What to work on: Copy out all lines from the material that contain the string "kGwDefer".

Material for the task:
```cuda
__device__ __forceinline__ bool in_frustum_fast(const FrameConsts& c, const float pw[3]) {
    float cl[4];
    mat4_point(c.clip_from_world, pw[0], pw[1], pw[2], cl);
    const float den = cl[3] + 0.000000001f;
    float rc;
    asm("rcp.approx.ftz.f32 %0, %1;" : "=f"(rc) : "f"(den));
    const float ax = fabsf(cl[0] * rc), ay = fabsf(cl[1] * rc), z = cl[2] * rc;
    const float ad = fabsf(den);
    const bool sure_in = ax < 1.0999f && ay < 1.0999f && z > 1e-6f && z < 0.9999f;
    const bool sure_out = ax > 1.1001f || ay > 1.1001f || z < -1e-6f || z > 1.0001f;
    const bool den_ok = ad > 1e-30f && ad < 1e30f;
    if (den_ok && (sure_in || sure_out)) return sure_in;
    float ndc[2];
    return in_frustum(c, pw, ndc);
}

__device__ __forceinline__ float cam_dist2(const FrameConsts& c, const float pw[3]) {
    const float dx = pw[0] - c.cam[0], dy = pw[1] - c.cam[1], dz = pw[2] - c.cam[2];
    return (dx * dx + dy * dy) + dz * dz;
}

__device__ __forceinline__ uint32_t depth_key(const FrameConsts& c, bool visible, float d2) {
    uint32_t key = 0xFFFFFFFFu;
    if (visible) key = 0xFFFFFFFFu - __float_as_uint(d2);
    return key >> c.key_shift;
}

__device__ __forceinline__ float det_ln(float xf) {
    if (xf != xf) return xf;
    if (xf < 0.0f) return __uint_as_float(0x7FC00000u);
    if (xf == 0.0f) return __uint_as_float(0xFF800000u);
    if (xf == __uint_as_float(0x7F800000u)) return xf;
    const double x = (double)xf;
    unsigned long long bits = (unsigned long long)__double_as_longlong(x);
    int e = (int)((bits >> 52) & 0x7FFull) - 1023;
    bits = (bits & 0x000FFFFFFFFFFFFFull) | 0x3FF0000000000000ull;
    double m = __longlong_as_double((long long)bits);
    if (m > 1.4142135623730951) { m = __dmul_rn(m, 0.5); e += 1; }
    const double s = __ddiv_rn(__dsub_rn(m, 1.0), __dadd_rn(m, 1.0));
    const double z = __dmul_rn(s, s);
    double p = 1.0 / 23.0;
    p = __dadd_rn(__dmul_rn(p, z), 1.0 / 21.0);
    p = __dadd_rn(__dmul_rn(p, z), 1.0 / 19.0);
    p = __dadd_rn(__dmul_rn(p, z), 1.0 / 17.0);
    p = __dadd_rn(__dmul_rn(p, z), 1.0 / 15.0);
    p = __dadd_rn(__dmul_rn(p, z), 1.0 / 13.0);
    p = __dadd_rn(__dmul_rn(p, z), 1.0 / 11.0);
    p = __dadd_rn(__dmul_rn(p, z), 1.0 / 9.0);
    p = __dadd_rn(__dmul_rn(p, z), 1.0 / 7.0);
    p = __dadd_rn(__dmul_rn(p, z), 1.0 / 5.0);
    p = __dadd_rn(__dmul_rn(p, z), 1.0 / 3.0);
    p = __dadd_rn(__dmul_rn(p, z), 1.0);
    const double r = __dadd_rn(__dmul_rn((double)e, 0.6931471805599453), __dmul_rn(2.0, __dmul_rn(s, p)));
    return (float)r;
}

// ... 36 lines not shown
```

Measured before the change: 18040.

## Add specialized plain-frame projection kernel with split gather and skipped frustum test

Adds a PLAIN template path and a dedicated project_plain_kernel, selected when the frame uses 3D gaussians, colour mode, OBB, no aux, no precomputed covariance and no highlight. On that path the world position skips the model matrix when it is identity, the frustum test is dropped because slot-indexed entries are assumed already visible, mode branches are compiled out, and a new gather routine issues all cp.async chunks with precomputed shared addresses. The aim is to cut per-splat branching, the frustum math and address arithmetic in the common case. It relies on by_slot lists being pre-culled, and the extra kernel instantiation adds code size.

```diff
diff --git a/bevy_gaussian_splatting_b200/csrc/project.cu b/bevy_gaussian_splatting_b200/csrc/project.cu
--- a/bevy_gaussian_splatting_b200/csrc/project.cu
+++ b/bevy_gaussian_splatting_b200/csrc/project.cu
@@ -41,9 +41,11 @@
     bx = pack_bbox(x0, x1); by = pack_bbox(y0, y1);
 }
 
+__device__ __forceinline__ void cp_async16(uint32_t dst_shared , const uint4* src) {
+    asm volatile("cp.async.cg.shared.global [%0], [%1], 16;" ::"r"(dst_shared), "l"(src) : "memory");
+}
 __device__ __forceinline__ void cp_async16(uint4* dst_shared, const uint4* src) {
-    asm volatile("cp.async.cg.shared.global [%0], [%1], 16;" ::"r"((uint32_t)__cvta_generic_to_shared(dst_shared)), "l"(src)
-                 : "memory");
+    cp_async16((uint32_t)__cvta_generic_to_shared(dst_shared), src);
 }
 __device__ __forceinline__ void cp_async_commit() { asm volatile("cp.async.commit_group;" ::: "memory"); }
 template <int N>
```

* * *

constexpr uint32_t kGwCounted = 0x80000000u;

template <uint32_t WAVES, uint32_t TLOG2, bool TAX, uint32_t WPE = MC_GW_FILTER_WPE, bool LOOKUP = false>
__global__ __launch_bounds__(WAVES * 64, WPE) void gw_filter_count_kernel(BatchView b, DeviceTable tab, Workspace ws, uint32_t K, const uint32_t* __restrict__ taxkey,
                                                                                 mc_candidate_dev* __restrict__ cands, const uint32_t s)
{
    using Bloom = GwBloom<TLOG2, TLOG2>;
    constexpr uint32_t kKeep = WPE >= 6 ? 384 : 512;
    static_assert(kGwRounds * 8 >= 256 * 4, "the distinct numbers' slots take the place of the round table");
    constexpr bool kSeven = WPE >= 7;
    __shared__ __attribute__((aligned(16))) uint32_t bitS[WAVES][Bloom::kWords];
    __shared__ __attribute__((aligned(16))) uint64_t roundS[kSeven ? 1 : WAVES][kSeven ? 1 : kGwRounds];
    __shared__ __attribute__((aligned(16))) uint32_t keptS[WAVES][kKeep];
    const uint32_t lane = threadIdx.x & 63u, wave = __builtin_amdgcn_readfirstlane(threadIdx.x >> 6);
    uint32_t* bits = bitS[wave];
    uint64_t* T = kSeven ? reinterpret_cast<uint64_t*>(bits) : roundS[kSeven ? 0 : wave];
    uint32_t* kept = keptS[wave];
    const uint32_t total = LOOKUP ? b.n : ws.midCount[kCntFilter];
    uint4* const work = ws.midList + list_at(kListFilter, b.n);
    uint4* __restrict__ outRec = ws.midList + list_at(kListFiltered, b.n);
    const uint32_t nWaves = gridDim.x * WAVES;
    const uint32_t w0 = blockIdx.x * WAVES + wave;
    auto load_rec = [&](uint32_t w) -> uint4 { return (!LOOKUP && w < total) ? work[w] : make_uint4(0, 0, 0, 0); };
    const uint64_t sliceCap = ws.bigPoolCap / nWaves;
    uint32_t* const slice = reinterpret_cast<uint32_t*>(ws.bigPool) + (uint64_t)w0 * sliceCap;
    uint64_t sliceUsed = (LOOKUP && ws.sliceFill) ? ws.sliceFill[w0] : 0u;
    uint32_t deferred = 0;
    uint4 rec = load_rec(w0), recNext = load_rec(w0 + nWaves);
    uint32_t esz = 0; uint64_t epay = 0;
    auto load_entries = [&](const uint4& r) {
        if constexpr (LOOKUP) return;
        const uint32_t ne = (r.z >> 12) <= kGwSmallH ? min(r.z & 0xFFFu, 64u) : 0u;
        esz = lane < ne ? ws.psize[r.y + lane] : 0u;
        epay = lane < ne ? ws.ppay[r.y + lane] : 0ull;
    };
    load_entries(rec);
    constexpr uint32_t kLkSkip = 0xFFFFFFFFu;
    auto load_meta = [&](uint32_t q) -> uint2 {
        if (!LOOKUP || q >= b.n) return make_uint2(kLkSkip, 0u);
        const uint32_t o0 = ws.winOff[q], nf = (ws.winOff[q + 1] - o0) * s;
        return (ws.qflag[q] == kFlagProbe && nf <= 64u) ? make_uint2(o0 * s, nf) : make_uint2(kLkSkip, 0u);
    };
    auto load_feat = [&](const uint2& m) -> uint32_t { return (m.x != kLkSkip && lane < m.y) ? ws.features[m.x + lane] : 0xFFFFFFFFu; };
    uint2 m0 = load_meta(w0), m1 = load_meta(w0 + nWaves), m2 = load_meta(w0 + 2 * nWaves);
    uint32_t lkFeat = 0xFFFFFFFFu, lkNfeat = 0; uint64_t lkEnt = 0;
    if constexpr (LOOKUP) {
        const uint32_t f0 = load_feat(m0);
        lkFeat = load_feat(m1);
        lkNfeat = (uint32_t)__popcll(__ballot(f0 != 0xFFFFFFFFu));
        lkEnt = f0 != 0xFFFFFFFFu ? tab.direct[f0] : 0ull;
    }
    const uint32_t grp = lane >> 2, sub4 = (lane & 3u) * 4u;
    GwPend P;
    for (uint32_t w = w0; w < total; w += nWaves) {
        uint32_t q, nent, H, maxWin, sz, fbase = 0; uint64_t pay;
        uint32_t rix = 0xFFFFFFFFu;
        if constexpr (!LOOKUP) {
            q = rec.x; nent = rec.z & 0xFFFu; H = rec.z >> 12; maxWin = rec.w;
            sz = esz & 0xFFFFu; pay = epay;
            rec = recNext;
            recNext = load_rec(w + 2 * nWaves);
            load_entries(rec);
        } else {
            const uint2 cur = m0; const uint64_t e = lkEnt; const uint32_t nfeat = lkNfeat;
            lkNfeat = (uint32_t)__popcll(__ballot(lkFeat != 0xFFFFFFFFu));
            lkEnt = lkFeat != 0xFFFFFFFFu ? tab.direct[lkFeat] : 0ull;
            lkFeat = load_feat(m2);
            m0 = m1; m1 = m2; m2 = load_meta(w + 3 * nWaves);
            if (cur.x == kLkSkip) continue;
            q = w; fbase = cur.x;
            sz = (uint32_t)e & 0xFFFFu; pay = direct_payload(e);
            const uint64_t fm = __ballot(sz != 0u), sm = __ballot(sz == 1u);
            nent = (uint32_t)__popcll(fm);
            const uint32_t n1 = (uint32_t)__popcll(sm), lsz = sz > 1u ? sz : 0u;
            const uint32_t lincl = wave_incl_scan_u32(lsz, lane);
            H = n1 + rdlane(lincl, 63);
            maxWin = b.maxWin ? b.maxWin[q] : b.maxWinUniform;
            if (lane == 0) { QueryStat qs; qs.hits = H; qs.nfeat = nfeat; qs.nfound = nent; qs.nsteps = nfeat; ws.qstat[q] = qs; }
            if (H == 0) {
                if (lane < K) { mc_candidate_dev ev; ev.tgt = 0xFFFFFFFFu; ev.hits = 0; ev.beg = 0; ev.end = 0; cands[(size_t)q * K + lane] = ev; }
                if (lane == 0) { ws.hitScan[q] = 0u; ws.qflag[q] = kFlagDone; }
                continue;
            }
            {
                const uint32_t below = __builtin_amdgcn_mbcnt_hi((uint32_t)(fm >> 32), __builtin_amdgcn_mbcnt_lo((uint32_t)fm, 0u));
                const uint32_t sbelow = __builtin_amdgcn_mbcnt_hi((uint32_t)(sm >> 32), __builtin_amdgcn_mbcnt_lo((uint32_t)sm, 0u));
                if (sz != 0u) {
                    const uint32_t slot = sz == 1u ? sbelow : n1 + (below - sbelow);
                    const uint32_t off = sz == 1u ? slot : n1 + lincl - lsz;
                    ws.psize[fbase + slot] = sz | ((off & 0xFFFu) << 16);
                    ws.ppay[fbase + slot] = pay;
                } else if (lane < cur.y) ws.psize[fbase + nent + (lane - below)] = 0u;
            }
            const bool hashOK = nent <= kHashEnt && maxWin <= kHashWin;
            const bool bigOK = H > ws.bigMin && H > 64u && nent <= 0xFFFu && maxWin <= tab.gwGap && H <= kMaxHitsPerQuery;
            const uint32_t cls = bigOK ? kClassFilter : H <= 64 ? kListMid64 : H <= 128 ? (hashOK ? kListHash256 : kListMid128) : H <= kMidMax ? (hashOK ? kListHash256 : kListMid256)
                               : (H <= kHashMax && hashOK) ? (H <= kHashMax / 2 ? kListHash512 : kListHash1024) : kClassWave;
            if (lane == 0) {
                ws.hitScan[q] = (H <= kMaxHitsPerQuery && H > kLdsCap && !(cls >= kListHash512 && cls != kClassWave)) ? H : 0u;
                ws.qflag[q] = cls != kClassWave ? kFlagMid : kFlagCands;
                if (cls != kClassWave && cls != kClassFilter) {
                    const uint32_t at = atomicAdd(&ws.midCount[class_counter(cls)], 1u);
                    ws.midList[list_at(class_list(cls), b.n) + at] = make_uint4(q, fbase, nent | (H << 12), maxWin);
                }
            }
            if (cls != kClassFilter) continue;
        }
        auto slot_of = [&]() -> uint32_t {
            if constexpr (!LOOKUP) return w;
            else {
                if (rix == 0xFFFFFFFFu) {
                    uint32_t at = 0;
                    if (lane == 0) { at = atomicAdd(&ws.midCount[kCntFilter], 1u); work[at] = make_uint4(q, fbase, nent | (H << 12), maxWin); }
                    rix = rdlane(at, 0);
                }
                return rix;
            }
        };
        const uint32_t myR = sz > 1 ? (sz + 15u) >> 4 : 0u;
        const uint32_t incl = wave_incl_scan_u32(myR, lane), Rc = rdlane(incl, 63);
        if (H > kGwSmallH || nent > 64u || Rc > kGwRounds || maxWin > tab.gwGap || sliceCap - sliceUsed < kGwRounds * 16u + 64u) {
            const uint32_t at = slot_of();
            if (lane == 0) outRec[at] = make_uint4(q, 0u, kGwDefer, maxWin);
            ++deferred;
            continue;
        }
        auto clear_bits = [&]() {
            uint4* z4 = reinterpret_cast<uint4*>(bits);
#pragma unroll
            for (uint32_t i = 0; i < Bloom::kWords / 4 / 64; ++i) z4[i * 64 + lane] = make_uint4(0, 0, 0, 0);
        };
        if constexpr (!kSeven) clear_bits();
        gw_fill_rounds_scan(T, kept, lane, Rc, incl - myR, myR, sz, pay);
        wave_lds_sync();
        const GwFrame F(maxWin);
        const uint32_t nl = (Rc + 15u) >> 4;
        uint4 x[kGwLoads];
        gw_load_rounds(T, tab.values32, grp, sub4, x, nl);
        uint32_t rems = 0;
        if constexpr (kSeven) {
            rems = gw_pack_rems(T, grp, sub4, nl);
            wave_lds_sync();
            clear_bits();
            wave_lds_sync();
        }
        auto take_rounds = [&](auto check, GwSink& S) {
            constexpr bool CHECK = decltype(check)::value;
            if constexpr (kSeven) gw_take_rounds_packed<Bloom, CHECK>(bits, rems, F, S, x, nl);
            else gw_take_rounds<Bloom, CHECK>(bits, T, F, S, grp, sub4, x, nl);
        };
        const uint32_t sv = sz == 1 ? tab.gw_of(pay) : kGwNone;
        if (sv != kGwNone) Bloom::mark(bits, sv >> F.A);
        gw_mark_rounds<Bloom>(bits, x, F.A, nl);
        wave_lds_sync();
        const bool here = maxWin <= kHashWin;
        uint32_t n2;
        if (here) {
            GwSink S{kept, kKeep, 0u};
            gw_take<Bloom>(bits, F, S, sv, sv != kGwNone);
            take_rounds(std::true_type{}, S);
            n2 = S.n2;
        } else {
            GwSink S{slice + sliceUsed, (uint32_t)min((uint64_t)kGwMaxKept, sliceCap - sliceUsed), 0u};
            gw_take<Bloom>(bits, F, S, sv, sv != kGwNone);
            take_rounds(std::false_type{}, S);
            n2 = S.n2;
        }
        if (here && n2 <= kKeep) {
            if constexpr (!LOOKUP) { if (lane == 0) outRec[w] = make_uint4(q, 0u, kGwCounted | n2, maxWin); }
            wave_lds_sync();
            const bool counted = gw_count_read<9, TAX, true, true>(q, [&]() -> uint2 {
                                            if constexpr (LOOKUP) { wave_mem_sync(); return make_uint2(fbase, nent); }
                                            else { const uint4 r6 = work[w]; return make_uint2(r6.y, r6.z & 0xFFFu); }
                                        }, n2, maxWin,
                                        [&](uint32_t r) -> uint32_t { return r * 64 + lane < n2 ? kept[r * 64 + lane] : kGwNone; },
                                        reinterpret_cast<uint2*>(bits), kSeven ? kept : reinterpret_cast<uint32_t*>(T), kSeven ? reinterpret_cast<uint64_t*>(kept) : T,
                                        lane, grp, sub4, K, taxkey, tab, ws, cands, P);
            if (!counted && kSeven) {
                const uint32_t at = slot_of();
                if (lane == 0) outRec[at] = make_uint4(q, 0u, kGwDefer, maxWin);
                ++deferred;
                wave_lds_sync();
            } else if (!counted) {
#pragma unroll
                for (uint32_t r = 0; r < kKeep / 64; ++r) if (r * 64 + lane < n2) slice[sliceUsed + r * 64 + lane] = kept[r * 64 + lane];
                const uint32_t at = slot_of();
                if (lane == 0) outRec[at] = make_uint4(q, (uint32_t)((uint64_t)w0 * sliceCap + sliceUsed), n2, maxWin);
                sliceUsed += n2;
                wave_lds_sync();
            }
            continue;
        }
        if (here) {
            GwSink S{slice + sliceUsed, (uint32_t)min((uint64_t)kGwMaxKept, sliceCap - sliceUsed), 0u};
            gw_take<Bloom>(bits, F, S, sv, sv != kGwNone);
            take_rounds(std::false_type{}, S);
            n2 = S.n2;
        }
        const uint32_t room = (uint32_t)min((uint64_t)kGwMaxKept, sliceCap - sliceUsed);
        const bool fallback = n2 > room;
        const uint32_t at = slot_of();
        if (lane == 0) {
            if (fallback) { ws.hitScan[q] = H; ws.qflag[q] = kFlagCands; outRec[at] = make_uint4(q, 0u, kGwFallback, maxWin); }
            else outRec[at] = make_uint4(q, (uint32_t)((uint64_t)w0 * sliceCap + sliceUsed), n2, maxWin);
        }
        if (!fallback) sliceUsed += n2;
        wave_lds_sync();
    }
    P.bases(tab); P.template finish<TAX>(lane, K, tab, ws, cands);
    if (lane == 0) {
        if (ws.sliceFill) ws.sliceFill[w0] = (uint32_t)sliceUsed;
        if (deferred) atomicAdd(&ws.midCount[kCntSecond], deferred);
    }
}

* * *

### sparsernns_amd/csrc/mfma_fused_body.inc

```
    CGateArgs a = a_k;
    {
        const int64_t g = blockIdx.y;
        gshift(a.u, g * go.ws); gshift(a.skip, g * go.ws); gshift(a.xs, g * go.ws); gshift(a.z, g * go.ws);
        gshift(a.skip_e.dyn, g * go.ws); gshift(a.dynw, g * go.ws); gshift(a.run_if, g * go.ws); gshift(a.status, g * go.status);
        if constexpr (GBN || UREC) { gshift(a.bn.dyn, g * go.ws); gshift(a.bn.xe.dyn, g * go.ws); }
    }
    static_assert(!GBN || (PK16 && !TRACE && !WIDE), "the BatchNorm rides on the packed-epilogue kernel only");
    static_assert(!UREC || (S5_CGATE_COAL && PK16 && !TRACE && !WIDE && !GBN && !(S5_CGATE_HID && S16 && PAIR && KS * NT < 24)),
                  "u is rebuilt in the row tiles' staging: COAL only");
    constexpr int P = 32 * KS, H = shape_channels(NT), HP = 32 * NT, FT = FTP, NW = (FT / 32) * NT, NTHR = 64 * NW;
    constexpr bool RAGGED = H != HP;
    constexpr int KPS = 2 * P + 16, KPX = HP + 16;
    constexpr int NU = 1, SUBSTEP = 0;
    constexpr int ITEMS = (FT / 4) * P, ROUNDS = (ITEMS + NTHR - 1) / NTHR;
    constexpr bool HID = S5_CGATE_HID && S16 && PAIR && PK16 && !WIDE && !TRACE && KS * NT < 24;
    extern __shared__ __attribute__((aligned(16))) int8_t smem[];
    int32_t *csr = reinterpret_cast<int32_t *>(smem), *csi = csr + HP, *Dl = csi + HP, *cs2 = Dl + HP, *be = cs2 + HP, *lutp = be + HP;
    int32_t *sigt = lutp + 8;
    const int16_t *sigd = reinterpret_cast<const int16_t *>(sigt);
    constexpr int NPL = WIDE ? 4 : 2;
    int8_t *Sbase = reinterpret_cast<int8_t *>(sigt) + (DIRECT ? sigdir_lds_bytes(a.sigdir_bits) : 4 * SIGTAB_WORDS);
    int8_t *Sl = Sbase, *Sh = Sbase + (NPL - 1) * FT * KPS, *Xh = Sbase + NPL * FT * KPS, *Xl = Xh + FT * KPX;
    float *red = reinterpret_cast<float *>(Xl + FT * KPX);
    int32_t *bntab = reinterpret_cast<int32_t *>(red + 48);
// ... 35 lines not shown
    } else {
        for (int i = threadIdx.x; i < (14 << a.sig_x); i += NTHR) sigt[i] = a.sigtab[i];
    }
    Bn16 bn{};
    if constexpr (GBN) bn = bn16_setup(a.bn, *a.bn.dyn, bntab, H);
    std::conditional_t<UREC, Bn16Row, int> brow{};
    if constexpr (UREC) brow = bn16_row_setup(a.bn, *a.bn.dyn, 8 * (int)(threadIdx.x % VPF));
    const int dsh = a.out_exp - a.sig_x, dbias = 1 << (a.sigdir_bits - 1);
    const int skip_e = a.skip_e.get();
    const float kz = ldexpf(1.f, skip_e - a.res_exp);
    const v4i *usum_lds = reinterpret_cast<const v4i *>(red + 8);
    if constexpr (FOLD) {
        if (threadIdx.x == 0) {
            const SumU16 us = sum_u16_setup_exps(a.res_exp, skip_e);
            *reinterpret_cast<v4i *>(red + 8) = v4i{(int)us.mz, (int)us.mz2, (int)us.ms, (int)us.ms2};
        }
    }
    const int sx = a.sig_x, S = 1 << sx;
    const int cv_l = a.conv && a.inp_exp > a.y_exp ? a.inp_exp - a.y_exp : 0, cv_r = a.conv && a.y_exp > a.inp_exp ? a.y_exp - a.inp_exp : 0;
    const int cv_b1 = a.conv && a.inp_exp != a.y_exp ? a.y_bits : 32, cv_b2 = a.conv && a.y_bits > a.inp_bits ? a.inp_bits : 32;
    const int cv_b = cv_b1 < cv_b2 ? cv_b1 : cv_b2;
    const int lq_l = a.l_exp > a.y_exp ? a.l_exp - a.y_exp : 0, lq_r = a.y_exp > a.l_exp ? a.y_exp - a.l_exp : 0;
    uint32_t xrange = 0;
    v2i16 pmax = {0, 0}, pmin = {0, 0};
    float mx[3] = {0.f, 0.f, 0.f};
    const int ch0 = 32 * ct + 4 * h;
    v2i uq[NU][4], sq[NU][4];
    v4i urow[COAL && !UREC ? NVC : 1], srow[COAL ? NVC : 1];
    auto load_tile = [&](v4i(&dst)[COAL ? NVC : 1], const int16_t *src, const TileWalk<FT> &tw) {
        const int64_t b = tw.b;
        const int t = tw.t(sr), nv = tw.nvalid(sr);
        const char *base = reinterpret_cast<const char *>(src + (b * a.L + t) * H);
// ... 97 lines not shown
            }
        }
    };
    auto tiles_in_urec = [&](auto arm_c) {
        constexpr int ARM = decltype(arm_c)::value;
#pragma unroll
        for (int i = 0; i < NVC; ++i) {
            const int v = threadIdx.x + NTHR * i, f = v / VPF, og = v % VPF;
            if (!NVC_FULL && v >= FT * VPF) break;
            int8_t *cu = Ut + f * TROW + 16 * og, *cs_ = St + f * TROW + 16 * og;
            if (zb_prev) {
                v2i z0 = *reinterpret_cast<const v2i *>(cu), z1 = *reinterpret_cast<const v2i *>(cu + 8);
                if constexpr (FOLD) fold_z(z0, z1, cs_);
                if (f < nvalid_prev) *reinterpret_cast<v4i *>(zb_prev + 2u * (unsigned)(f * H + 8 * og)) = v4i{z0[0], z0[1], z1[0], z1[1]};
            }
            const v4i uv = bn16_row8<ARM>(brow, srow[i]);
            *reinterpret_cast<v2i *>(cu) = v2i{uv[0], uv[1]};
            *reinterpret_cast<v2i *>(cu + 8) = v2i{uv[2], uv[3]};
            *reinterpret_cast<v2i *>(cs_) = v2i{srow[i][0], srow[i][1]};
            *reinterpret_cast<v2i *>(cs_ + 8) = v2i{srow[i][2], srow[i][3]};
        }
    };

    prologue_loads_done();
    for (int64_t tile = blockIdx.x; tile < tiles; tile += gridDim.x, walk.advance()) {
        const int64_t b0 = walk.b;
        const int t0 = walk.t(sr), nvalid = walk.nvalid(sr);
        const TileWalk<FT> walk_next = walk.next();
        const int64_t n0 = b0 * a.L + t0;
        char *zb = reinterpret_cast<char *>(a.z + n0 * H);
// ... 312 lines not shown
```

Solution to this problem:
            if (lane == 0) outRec[at] = make_uint4(q, 0u, kGwDefer, maxWin);
                if (lane == 0) outRec[at] = make_uint4(q, 0u, kGwDefer, maxWin);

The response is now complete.